CompletenessΒΆ

We already know that every bounded monotonic sequence converges. This is powerful – we know it converges, even though we cannot, necessarily point to the limit. Clearly, however, this is not necessary for convergence – we have already seen sequences which are not monotonic converge.

If we try to find a universal criterion for convergence, we need to start with things of which we are sure. We know, for example, we need to limit ourselves to tail properties. We also know that for any given \(\epsilon\), from some point on \(|a_n-a|<\epsilon\). However, that mentions the limit, and we would like to avoid that. One way of doing it is noting that in that tail \(|a_n-a_m|<2\epsilon\), for any \(n,m\). As we have already seen in our proof for convergence of addition, things like \(2\epsilon\) are not interesting: after all, if we had taken the tail corresponding to epsilon/2, we would have gotten \(|a_n-a_m|<\epsilon\).

A sequence with the property that for every \(\epsilon\), there is an \(N\) such that for all \(n,m > N\), \(|a_n - a_m| < \epsilon\) is called a Cauchy sequence. The discussion above shows that every converging sequence is a Cauchy sequence.

We know that in the rational numbers, not every Cauchy sequence converges: for example, the sequences we defined as \(a_n\) and \(b_n\) in the chapter about irrational numbers are Cauchy, but do not converge in the rational numbers. Is it possible for sequences of real numbers to be Cauchy and not to converge in the real numbers? It turns out the answer is negative.

Assume \(a_n\) is Cauchy. We remember that despite not looking it, being bounded is a tail property. If we take epsilon=1, we have that for some \(N\), if \(n>N\) then \(|a_n-a_0|<1\), or \(a_0-1<a_n<a_0+1\). Since the sequence has a bounded tail, it is bounded. Therefore, it has a converging subsequence. Call the subsequence \(a_{n_k}\). Now let \(\epsilon > 0\). Find \(N\) from the Cauchy property such that if \(n,m>N\) \(|a_n - a_m|<\epsilon/2\). Find \(M\) from the convergence of the subsequence such that if \(k>M\), \(|a_{n_k} - a|<\epsilon/2\). Now let \(O\) be the biggest of \(N\) and \(M\). Then if \(n>O\) then \(n_{O+1} \geq O+1 > O \geq N\), so \(|a_n - a_{n_{O+1}}| < \epsilon/2\) and \(|a_{n_{O+1}} - a|<\epsilon/2\). Adding the inequalities, and using the triangle inequality, we get that if \(n>O\) then \(|a_n - a|=|a_n - a_{n_{O+1}} + a_{n_{O+1}} - a| \leq |a_n - a_{n_{O+1}}| + |a_{n+{O+1}} - a| < \epsilon/2 + \epsilon/2 = \epsilon\). Therefore, \(a_n\) converges to \(a\).

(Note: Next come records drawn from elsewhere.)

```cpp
void launch_bucket_accumulate(hipStream_t s, const void* d_table, const uint32_t* d_sorted, const uint32_t* d_offs,
                              uint32_t nb, uint32_t lanes, void* d_buckets, void* d_part_a, void* d_part_b,
                              uint32_t lds_reserve_bytes, void* d_pair_scratch, uint64_t max_refs, void* d_clock) {
    if (!lanes) return;
    if (accumulate_pairs_enabled() && d_pair_scratch && max_refs / lanes >= 16) {
        hipLaunchKernelGGL(k_bucket_accumulate_pairs, dim3(lanes / kAccumBlock), dim3(kAccumBlock),
                           (kAccumBlock / 64) * 16 * 64 * 16 , s,
                           reinterpret_cast<const uint4*>(d_table), d_sorted, d_offs, nb, lanes,
                           reinterpret_cast<uint4*>(d_buckets), reinterpret_cast<uint4*>(d_part_a),
                           reinterpret_cast<uint4*>(d_part_b), reinterpret_cast<uint4*>(d_pair_scratch));
        return;
    }
    const uint32_t need = (kAccumBlock / 64) * 8 * 64 * 16;
    lds_reserve_bytes = lds_reserve_bytes / (256 / kAccumBlock);
    if (lds_reserve_bytes < need) lds_reserve_bytes = need;
    hipLaunchKernelGGL(k_bucket_accumulate, dim3(lanes / kAccumBlock), dim3(kAccumBlock), lds_reserve_bytes, s,
                       reinterpret_cast<const uint4*>(d_table), d_sorted, d_offs, nb, lanes,
                       reinterpret_cast<uint4*>(d_buckets), reinterpret_cast<uint4*>(d_part_a),
                       reinterpret_cast<uint4*>(d_part_b), reinterpret_cast<unsigned long long*>(d_clock));
}

}
```

### kzg_poly_commit_exploration_amd/csrc/msm_sort.hip

```cpp
#include <cstdlib>
#include <cstring>

#include "engine.h"
#include "fr30.hip.h"

namespace kzg {

typedef uint32_t u32;
#ifndef KZG_DEV
#define KZG_DEV __device__ __forceinline__
#endif

static uint32_t ilog2(uint32_t v) {
    uint32_t b = 0;
    while ((1u << b) < v) b++;
    return b;
}

MsmConfig choose_msm_config(size_t n, size_t table_budget_bytes) {
    const char* force_mode = std::getenv("KZG_MSM_RECODE");
    const char* force_c = std::getenv("KZG_MSM_C");
    const uint32_t fc = force_c ? (uint32_t)std::strtoul(force_c, nullptr, 10) : 0u;
    const bool naf = force_mode && !std::strcmp(force_mode, "naf") && n * 255ull < 0x80000000ull &&
                     (double)n * 255.0 * (double)kAffineBytes <= (double)table_budget_bytes;
    uint32_t best_c = 8;
    const uint32_t best_mode = naf ? kRecodeNaf : kRecodeWindows;
    double best = 1e300;
    for (uint32_t c = 8; c <= (naf ? 21u : 20u); c++) {
        if (fc >= 8 && fc <= (naf ? 21u : 20u) && c != fc) continue;
        if (!naf && !fc && 254u - c * ((255 + c - 1) / c - 1) < 4u) continue;
        double cost = naf ? (double)n * (255.0 / (c + 1) + 0.5) + 8.0 * (double)(1u << (c - 2))
                          : (double)n * ((255 + c - 1) / c) + 20.0 * (double)(1u << (c - 1));
        if (cost < best) {
            best = cost;
            best_c = c;
        }
    }
    MsmConfig cfg;
    cfg.recode = best_mode;
    cfg.c = best_c;
    if (best_mode == kRecodeNaf) {
        cfg.W = 255;
        cfg.level_bits = 1;
        cfg.nb = 1u << (best_c - 2);
        cfg.max_digits = (255 + best_c - 1) / best_c + 1;
    } else {
        cfg.W = (255 + best_c - 1) / best_c;
        cfg.level_bits = best_c;
        cfg.nb = 1u << (best_c - 1);
        cfg.max_digits = cfg.W;
    }
    return cfg;
}

KZG_DEV bool load_scalar(const uint32_t* d_scalars, uint64_t i, int is_mont, u32 k[8]) {
    const uint4* p = reinterpret_cast<const uint4*>(d_scalars) + 2 * (size_t)i;
    const uint4 lo = p[0], hi = p[1];
    const uint32_t in[8] = {lo.x, lo.y, lo.z, lo.w, hi.x, hi.y, hi.z, hi.w};
    const Fr30 d = fr30_from_limbs_raw(in);
    const Fr30 v = is_mont ? fr30_mul(d, fr30_small(1 << 14)) : fr30_mul(d, fr30_const_one270());
    return fr30_abs_to_limbs(v, k);
}

template <class F>
KZG_DEV void for_each_window_digit(u32 k[8], uint32_t c, uint32_t W, F&& f) {
    const u32 mask = (1u << c) - 1u;
    const u32 half = 1u << (c - 1);
    u32 carry = 0;
    for (uint32_t j = 0; j < W; j++) {
        u32 v = (k[0] & mask) + carry;
#pragma unroll
        for (int t = 0; t < 7; t++) k[t] = (k[t] >> c) | (k[t + 1] << (32 - c));
        k[7] >>= c;
        bool neg = v > half;
        u32 mag = neg ? (mask + 1u - v) : v;
        carry = neg ? 1u : 0u;
        if (mag) f(j, mag - 1u, neg);
    }
}

template <class F>
KZG_DEV void for_each_naf_digit(const u32 k[8], uint32_t c, F&& f) {
    const u32 mask = (1u << c) - 1u;
    const u32 half = 1u << (c - 1);
    u32 carry = 0;
    uint32_t p = 0;
#pragma unroll
    for (int t = 0; t < 8; t++) {
        const uint64_t win = ((uint64_t)(t < 7 ? k[t + 1] : 0u) << 32) | k[t];
        while (p < 32) {
            u32 x = (u32)(win >> p);
            if (carry) x = ~x;
            uint32_t z = x ? (uint32_t)__builtin_ctz(x) : 32u;
            if (z >= 32u - p) {
                p = 32;
                break;
            }
            p += z;
            u32 v = ((u32)(win >> p) & mask) + carry;
            const bool neg = v > half;
            const u32 mag = neg ? (mask + 1u - v) : v;
            carry = neg ? 1u : 0u;
            f(32u * (uint32_t)t + p, (mag - 1u) >> 1, neg);
            p += c;
        }
        p -= 32;
    }
}

template <class F>
KZG_DEV void for_each_digit(u32 k[8], MsmConfig cfg, F&& f) {
    if (cfg.recode == kRecodeNaf) for_each_naf_digit(k, cfg.c, f);
    else for_each_window_digit(k, cfg.c, cfg.W, f);
}

constexpr int kSortBlock = 256;
constexpr int kRecodeBlock = 1024;
#ifndef KZG_SORT_TILES
#define KZG_SORT_TILES 512
#endif
constexpr uint32_t kMaxTiles = KZG_SORT_TILES;
constexpr int kMaxCoarse = 2048;
constexpr int kFineMax = 256;

struct SortGeom {
    uint32_t tile;
    uint32_t tiles;
    uint32_t fine_bits;
    uint32_t coarse_bins;
    bool packed;
};

constexpr uint32_t kPackedFineBits = 7, kPackedIndexBits = 24;
static uint32_t sort_fine_bits(MsmConfig cfg, bool packed) {
    const uint32_t bits = ilog2(cfg.nb), most = packed ? kPackedFineBits : 8u;
    return bits < most ? bits : most;
}
static bool sort_packed_buckets(uint32_t nb_total, MsmConfig cfg);

static bool sort_packed_buckets(uint32_t nb_total, MsmConfig cfg) { return (nb_total >> sort_fine_bits(cfg, true)) <= (uint32_t)kMaxCoarse; }

static SortGeom sort_geometry(uint64_t total, uint32_t nb_total, MsmConfig cfg, uint32_t table_stride) {
    SortGeom g;
    static const bool allow_packed = [] { const char* v = std::getenv("KZG_SORT_PACKED"); return !(v && v[0] == '0'); }();
    g.packed = allow_packed && sort_packed_buckets(nb_total, cfg) && (uint64_t)cfg.W * table_stride <= (1ull << kPackedIndexBits);
    uint32_t tile = (uint32_t)((total + kMaxTiles - 1) / kMaxTiles);
    tile = ((tile + kSortBlock - 1) / kSortBlock) * kSortBlock;
    if (tile < (uint32_t)kSortBlock) tile = kSortBlock;
    g.tile = tile;
    g.tiles = (uint32_t)((total + tile - 1) / tile);
    g.fine_bits = sort_fine_bits(cfg, g.packed);
    g.coarse_bins = nb_total >> g.fine_bits;
    return g;
}

uint32_t sort_max_batch(MsmConfig cfg) {
    uint32_t fine_bits = sort_fine_bits(cfg, false);
    uint32_t b = (uint32_t)kMaxCoarse / (cfg.nb >> fine_bits);
    return b < 1 ? 1 : b;
}

uint32_t sort_count_entries(uint32_t max_batch, MsmConfig cfg) {
    uint32_t bins = 0;
    for (uint32_t b = 1; b <= max_batch; b++) {
        const uint32_t nbt = cfg.nb * b;
        const uint32_t q = nbt >> sort_fine_bits(cfg, sort_packed_buckets(nbt, cfg));
        if (q > bins) bins = q;
    }
    return bins * (kMaxTiles + 1u);
}

struct BatchGeom {
    uint32_t n;
    uint32_t batch;
    uint64_t stride;
    uint32_t nb;
};

__global__ void __launch_bounds__(kRecodeBlock) k_sort_count(const uint32_t* __restrict__ d_scalars, int is_mont,
                                                           BatchGeom bg, MsmConfig cfg, uint32_t tile,
                                                           uint32_t fine_bits, uint32_t coarse_bins,
                                                           uint32_t* __restrict__ d_cnt, uint32_t* __restrict__ d_binfill ,
                                                           uint32_t* __restrict__ d_header) {
    __shared__ u32 s_hist[kMaxCoarse];
    if (blockIdx.x == 0 && threadIdx.x < kHeavyHeaderBytes / 4) d_header[threadIdx.x] = 0;
    for (uint32_t q = threadIdx.x; q < coarse_bins; q += kRecodeBlock) s_hist[q] = 0;
    __syncthreads();
    const uint64_t base = (uint64_t)blockIdx.x * tile;
    const uint64_t total = (uint64_t)bg.n * bg.batch;
    for (uint32_t off = threadIdx.x; off < tile; off += kRecodeBlock) {
        uint64_t g = base + off;
        if (g >= total) break;
        uint32_t p = (uint32_t)(g / bg.n);
        uint32_t i = (uint32_t)(g - (uint64_t)p * bg.n);
        u32 k[8];
        (void)load_scalar(d_scalars, p * bg.stride + i, is_mont, k);
        const u32 pb = p * bg.nb;
        for_each_digit(k, cfg, [&](uint32_t, u32 bkt, bool) { atomicAdd(&s_hist[(pb + bkt) >> fine_bits], 1u); });
    }
    __syncthreads();
    for (uint32_t q = threadIdx.x; q < coarse_bins; q += kRecodeBlock) {
        const u32 c = s_hist[q];
        d_cnt[(size_t)blockIdx.x * coarse_bins + q] = c ? atomicAdd(&d_binfill[q], c) : 0u;
    }
}

template <int N>
__device__ __forceinline__ u32 block_exclusive_scan_n(u32 v, u32* lds, u32& total);
__device__ __forceinline__ u32 block_exclusive_scan_256(u32 v, u32* lds, u32& total);

constexpr uint32_t kFineMaxChunks = 4096;
constexpr uint32_t kFineLocal = 16;
constexpr uint32_t kWsBinStart = 0;
constexpr uint32_t kWsPrefix = kMaxCoarse + 8;
constexpr uint32_t kWsBinFill = 2 * kMaxCoarse + 32;
constexpr uint32_t kWsTable = 3 * kMaxCoarse + 64;
uint32_t sort_workspace_words() { return kWsTable + kFineMaxChunks * (uint32_t)kFineMax + 64; }
uint32_t sort_workspace_zero_words() { return kWsTable; }

template <int BLOCK>
KZG_DEV void spread_tile_cursors(uint32_t coarse_bins, const uint32_t* __restrict__ d_cnt, const uint32_t* __restrict__ d_binfill,
                                 uint32_t ch, uint32_t* __restrict__ d_binstart, uint32_t* __restrict__ d_prefix,
                                 uint32_t* __restrict__ d_total, u32* s_cur , u32* s_scan ) {
    const uint32_t t = threadIdx.x;
    constexpr uint32_t kStripes = kMaxCoarse / BLOCK;
    u32 below[kStripes], all[kStripes];
#pragma unroll
    for (uint32_t s = 0; s < kStripes; s++) {
        const uint32_t q = t + s * BLOCK;
        all[s] = q < coarse_bins ? d_binfill[q] : 0u;
        below[s] = q < coarse_bins ? d_cnt[(size_t)blockIdx.x * coarse_bins + q] : 0u;
    }
    u32 carry = 0, chunk_carry = 0;
#pragma unroll
    for (uint32_t s = 0; s < kStripes; s++) {
        if (s * BLOCK >= coarse_bins) break;
        const uint32_t q = t + s * BLOCK;
        u32 stripe_total;
        const u32 start = carry + block_exclusive_scan_n<BLOCK>(all[s], s_scan, stripe_total);
        __syncthreads();
        if (q < coarse_bins) s_cur[q] = start + below[s];
        if (blockIdx.x == 0) {
            const u32 nch = q < coarse_bins ? (all[s] + ch - 1) / ch : 0u;
            u32 chunk_total;
            const u32 cstart = chunk_carry + block_exclusive_scan_n<BLOCK>(nch, s_scan, chunk_total);
            __syncthreads();
            if (q < coarse_bins) {
                d_binstart[q] = start;
                d_prefix[q] = cstart;
            }
            chunk_carry += chunk_total;
        }
        carry += stripe_total;
    }
    if (blockIdx.x == 0 && t == 0) {
        d_binstart[coarse_bins] = carry;
        d_prefix[coarse_bins] = chunk_carry;
        *d_total = carry;
    }
    __syncthreads();
}
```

This gives us a general machine to produce limits: define a sequence, show it is Cauchy, and then take its limit.

As an example of how to use the machine, we define here the decimal expansion.

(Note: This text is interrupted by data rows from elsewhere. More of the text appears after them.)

template <int ACT, bool VEC4, int RES>
__global__ __launch_bounds__(256) void bias_act_kernel(const float* x, float* dst, long long dst_batch_stride, const float* __restrict__ bias,
                                                       const float* __restrict__ residual, int C, int HW, int W, float p0, float p1) {
  const int plane = blockIdx.y;
  const int b = plane / C, c = plane - b * C;
  const float bv = bias ? bias[c] : 0.0f;
  const float* p = x + static_cast<size_t>(plane) * HW;
  float* d = dst + static_cast<size_t>(b) * dst_batch_stride + static_cast<size_t>(c) * HW;
  if (VEC4 && RES != 2) {
// ... 44 lines not shown
    const long long pl = i / (static_cast<long long>(OW) * OH);
    const float fy = sh * static_cast<float>(oy), fx = sw * static_cast<float>(ox);
    const int y0 = static_cast<int>(fy), x0 = static_cast<int>(fx);
    const int y1 = y0 + (y0 < H - 1 ? 1 : 0), x1 = x0 + (x0 < W - 1 ? 1 : 0);
    const float h1 = fy - static_cast<float>(y0), h0 = 1.0f - h1;
    const float w1 = fx - static_cast<float>(x0), w0 = 1.0f - w1;
    const float* p = in + pl * H * W;
    const long long b = pl / C, c = pl - b * C;
    const float bv = (PRE != 0 && pre_bias) ? pre_bias[c] : 0.0f;
    const float v00 = PRE ? apply_act<PRE>(p[y0 * W + x0] + bv) : p[y0 * W + x0], v01 = PRE ? apply_act<PRE>(p[y0 * W + x1] + bv) : p[y0 * W + x1];
    const float v10 = PRE ? apply_act<PRE>(p[y1 * W + x0] + bv) : p[y1 * W + x0], v11 = PRE ? apply_act<PRE>(p[y1 * W + x1] + bv) : p[y1 * W + x1];
    out[b * out_batch_stride + (c * OH + oy) * OW + ox] = h0 * (w0 * v00 + w1 * v01) + h1 * (w0 * v10 + w1 * v11);
  }
}

template <int PRE>
__device__ inline void upsample2x_quads_plane(const float* __restrict__ in, float* __restrict__ out, long long out_batch_stride, const float* __restrict__ pre_bias,
                                              int pl, int C, int H, int W) {
#pragma clang fp contract(off)
  typedef float float4v __attribute__((ext_vector_type(4)));
  const int OH = 2 * H, OW = 2 * W, QW = OW >> 2;
  const float sh = OH > 1 ? static_cast<float>(H - 1) / static_cast<float>(OH - 1) : 0.0f;
  const float sw = OW > 1 ? static_cast<float>(W - 1) / static_cast<float>(OW - 1) : 0.0f;
  const int b = pl / C, c = pl - b * C;
  const float* p = in + static_cast<size_t>(pl) * H * W;
  const float bv = (PRE != 0 && pre_bias) ? pre_bias[c] : 0.0f;
  float* dst = out + static_cast<size_t>(b) * out_batch_stride + static_cast<size_t>(c) * OH * OW;
  for (int q = blockIdx.x * 256 + threadIdx.x; q < OH * QW; q += gridDim.x * 256) {
    const int oy = q / QW, ox = 4 * (q - oy * QW);
    const float fy = sh * static_cast<float>(oy);
    const int y0 = static_cast<int>(fy);
    const int y1 = y0 + (y0 < H - 1 ? 1 : 0);
    const float h1 = fy - static_cast<float>(y0), h0 = 1.0f - h1;
    const float* r0 = p + y0 * W;
    const float* r1 = p + y1 * W;
    float4v v;
#pragma unroll
    for (int e = 0; e < 4; ++e) {
      const float fx = sw * static_cast<float>(ox + e);
      const int x0 = static_cast<int>(fx);
      const int x1 = x0 + (x0 < W - 1 ? 1 : 0);
      const float w1 = fx - static_cast<float>(x0), w0 = 1.0f - w1;
      const float v00 = PRE ? apply_act<PRE>(r0[x0] + bv) : r0[x0], v01 = PRE ? apply_act<PRE>(r0[x1] + bv) : r0[x1];
      const float v10 = PRE ? apply_act<PRE>(r1[x0] + bv) : r1[x0], v11 = PRE ? apply_act<PRE>(r1[x1] + bv) : r1[x1];
      v[e] = h0 * (w0 * v00 + w1 * v01) + h1 * (w0 * v10 + w1 * v11);
    }
    *reinterpret_cast<float4v*>(dst + oy * OW + ox) = v;
  }
}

Let \(d_n\) be a sequence of integers between \(0\) and \(9\). We will define a sequence by induction: \(a_0=0\), \(a_{n+1}=a_n+d_n/10^n\). In order to prove it is Cauchy, we will first note \(|a_{n+1}-a_n|\leq 9/10^n\). We will prove by induction \(|a_{n+k}-a_n|\leq 9/10^n[1-1/10^k]/[1-1/10]\). The case for \(0\) is trivial, since the difference between an element and itself is \(0\). Assume it holds for \(k\), and now \(|a_{n+k+1}-a_n|\leq|a_{n+k+1}-a_{n+k}|+|a_{n+k}-a_n|\leq 9/10^{n+k}+9/10^n[1-1/10^k]/[1-1/10]=9/10^n[1/10^k+[1-1/10^k]/[1-1/10]=9/10^n[1-1/10^{k+1}]/[1-1/10]\).

We also note that \(9/10^n\leq 9/n\). Thus, if \(N>2*9/\epsilon\), \(|a_{N+k}-a_N`<\epsilon/2\), and thus \(|a_{N+k}-a_{N+l}|<\epsilon\), then \(n=N+k,m=N+l\) for some \(k\), we see that the sequence we defined is Cauchy. We call its limit \(0.d_0d_1...\) the “decimal number” corresponding to the sequence of digits. Note that we have not used any special properties of \(10\) here, so that we can have expansions by any base.

(A proper treatment of decimal expansions would show that every real number between \(0\) and \(1\) has a decimal expansion, and would analyze the circumstances under which it is unique, but this is beyond the scope of showing the Cauchy machinery in use.)